The subtle changes in elevation so that everything is flat, but it's not, IMHO adds a lot of interest and realism. Nice.


----------



## Magic

Some nice progress, looking good.
The hills came out nice.

Magic


----------



## WIrailfan

Nikola said:


> The subtle changes in elevation so that everything is flat, but it's not, IMHO adds a lot of interest and realism. Nice.



Thanks Nikola! I'm trying to eliminate as much of the flatness as I can


----------



## WIrailfan

Magic said:


> Some nice progress, looking good.
> The hills came out nice.
> 
> Magic



Much appreciated Magic :thumbsup: My previous hills don't look as good to me anymore. It'd be a TON of work but I dream of re-doing them lol!


----------



## WIrailfan

*Mini update*

Well it's been 4 months and I have a lot of progress to post. This past winter was very cold....made progress slow cause of extremely long drying times for most everything. It got down to 43 degrees in the basement in late January  Still got a lot done since my last full update, including.....


- extending the road on the east end to include a grade crossing that crosses over the inner and outer loops.


- installing a second crossing controller with 8 sensors for the new crossing (using reflective sensing to eliminate the ugly and unconcealable white plastic tubes) 


- switched my first crossing (post 158) to reflective sensing for the same benefit as above


- decided on a more realistic color for my roads......in the midst of painting them now


- and perhaps the biggest one.....the northeast corner of the layout is now a tunnel, which will be the base of a large mountain! 



Pics will be coming soon


----------



## jlc41

Looking really good, I like it.


----------



## WIrailfan

jlc41 said:


> Looking really good, I like it.


Thanks jlc :thumbsup:


----------



## WIrailfan

Ok it's full update time! 

I extended the road on the western edge to include a grade crossing across both loops. 
























































Obviously this new crossing would need working signals, using Azatrax components it was a fun little project! I used reflective sensing so I didn't need to use those ugly plastic tubes like before (I deemed this too complicated a few years ago lol). Everything works now just waiting on getting the actual signals.....it seems Tomar picked a perfect time to close their doors :thumbsdown:


























































Switched my first crossing to reflective sensing as well, LOVE seeing the layout without those dang tubes haha!!







































Changed the road color from gray to an actual concrete color, took two coats as you could still see the brush strokes with just one. 





































Now for the tunnel. I've been pressured by everyone (family/friends) to include a tunnel on the layout. Finally made it happen, now the challenge is gonna be how to make it look realistic lol! Just started playing around with cut pieces of foam...…..I'll let the pics do the talking :laugh:
































































Decided to paint all the inside surfaces of the tunnel, didn't want to see green foam from any angle! The floor is brown and the walls gray. This had to be done before gluing the roof on. 

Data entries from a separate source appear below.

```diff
@@ -111,14 +167,14 @@
                                 const int* __restrict__ aux, const int* __restrict__ ctr, int4* bbox)
 {
     if (ctr[0] == 0) return;
-    size_t p = (size_t)blockIdx.x * blockDim.x + threadIdx.x;
-    if (p >= (size_t)H * W) return;
-    int r = comp[p];
-    if (size[r] < max_size) return;
-    int slot = aux[r];
-    int y = (int)(p / W), x = (int)(p % W);
-    atomicMin(&bbox[slot].x, y); atomicMax(&bbox[slot].y, y);
-    atomicMin(&bbox[slot].z, x); atomicMax(&bbox[slot].w, x);
+    for (size_t p = (size_t)blockIdx.x * blockDim.x + threadIdx.x; p < (size_t)H * W; p += (size_t)gridDim.x * blockDim.x) {
+        const int r = comp[p];
+        if (size[r] < max_size) continue;
+        const int slot = aux[r];
+        const int y = (int)(p / W), x = (int)(p % W);
+        atomicMin(&bbox[slot].x, y); atomicMax(&bbox[slot].y, y);
+        atomicMin(&bbox[slot].z, x); atomicMax(&bbox[slot].w, x);
+    }
 }
 
 __global__ void k_oversize_split(int H, int W, int* comp, int* size, int max_size, const int* __restrict__ list,
@@ -327,22 +383,27 @@
     ProfScope prof(ISB_PROF_CONN, st);
     const int n = H * W;
     const int nb = (n + 255) / 256;
-    ISB_CUDA_CHECK(cudaMemsetAsync(w.size, 0, sizeof(int) * (size_t)n, st));
+    int dev = 0, sms = 0;
+    ISB_CUDA_CHECK(cudaGetDevice(&dev));
+    ISB_CUDA_CHECK(cudaDeviceGetAttribute(&sms, cudaDevAttrMultiProcessorCount, dev));
     ISB_CUDA_CHECK(cudaMemsetAsync(w.ctr, 0, sizeof(int) * 8, st));
-    k_row_runs<<<H, 256, 0, st>>>(labels, H, W, w.comp);
-    ISB_LAUNCH_CHECK();
-    k_merge_vertical<<<nb, 256, 0, st>>>(labels, H, W, w.comp);
-    ISB_LAUNCH_CHECK();
-    k_flatten_sizes<<<nb, 256, 0, st>>>(labels, H, W, w.comp, w.aux, w.size);
+    k_tile_ccl<<<dim3((W + TW - 1) / TW, (H + TH - 1) / TH), 256, 0, st>>>(labels, H, W, w.comp, w.size);
+    ISB_LAUNCH_CHECK();
+    {
+        const long long n_seam = (long long)((H - 1) / TH) * W + (long long)((W - 1) / TW) * H;
+        if (n_seam > 0) k_seam_merge<<<(unsigned)((n_seam + 255) / 256), 256, 0, st>>>(labels, H, W, w.comp);
+        ISB_LAUNCH_CHECK();
+    }
+    k_flatten<<<nb, 256, 0, st>>>(n, w.comp, w.aux, w.size, w.queue, w.ctr);
     ISB_LAUNCH_CHECK();
     int* comp = w.aux;
     int* aux = w.comp;
     const int n_over_max = n / max_size + 1;
     k_init_bbox<<<(n_over_max + 255) / 256, 256, 0, st>>>(n_over_max, w.bbox);
     ISB_LAUNCH_CHECK();
-    k_collect_oversize<<<nb, 256, 0, st>>>(n, comp, w.size, max_size, w.list, w.ctr, aux);
-    ISB_LAUNCH_CHECK();
-    k_oversize_bbox<<<nb, 256, 0, st>>>(H, W, comp, w.size, max_size, aux, w.ctr, w.bbox);
+    k_collect_oversize<<<sms * 4, 256, 0, st>>>(w.queue, w.size, max_size, w.list, w.ctr, aux);
+    ISB_LAUNCH_CHECK();
+    k_oversize_bbox<<<sms * 4, 256, 0, st>>>(H, W, comp, w.size, max_size, aux, w.ctr, w.bbox);
     ISB_LAUNCH_CHECK();
     k_oversize_split<<<(n_over_max + 63) / 64, 64, 0, st>>>(H, W, comp, w.size, max_size, w.list, w.ctr, w.bbox, w.queue);
     ISB_LAUNCH_CHECK();
@@ -353,9 +414,6 @@
     k_row_assign_labels<<<H, 256, 0, st>>>(H, W, comp, w.size, min_size, w.row_cnt, aux, w.list, w.ctr);
     ISB_LAUNCH_CHECK();
     {
-        int dev = 0, sms = 0;
-        ISB_CUDA_CHECK(cudaGetDevice(&dev));
-        ISB_CUDA_CHECK(cudaDeviceGetAttribute(&sms, cudaDevAttrMultiProcessorCount, dev));
         if (min_size >= 1 && min_size <= 512) {
             const size_t smem = sizeof(int) * 32 * (size_t)min_size;
             ISB_CUDA_CHECK(cudaFuncSetAttribute(k_small_adjacent<true>, cudaFuncAttributeMaxDynamicSharedMemorySize, (int)smem));
```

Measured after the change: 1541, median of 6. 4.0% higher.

And finally glued the roof on.....this is a big step! 
























































Till next time!


Dan


----------



## Hobbytronics

:smilie_daumenpos:


----------



## Stumpy

Very nice. Like how you've done the tunnel.


----------



## WIrailfan

Stumpy said:


> Very nice. Like how you've done the tunnel.



Thanks Stumpy! I'm pleased with how it turned out as well. The foamboard adhesive took a long time to fully cure, it being 52 degrees in the basement (started the gluing on 3/17) wasn't helping lol :laugh: But now it's fully cured and rock solid


----------



## WIrailfan

I've got a roll of Woodland Scenics Shaper Sheet and plaster to start blending the tunnel into the layout. Never done anything with plaster before so this aught to be fun! Eventually there will be more foam on top of the tunnel. Maybe even a snow capped peak 


Till next time...


Dan


----------



## WIrailfan

Update time!!

Haven't really done much to the layout lately other than running trains, and I can't seem to stop buying loco's/rolling stock even though I don't have room on the layout for them :laugh: 

But back in August I did make an attempt at using the shaper sheet to form the hillside. It turned out ok, I haven't poured on the plaster yet because I'm not sure how I'm gonna do the tunnel entrances. Been stuck on that for a while actually  Here's some pics of where I'm at.....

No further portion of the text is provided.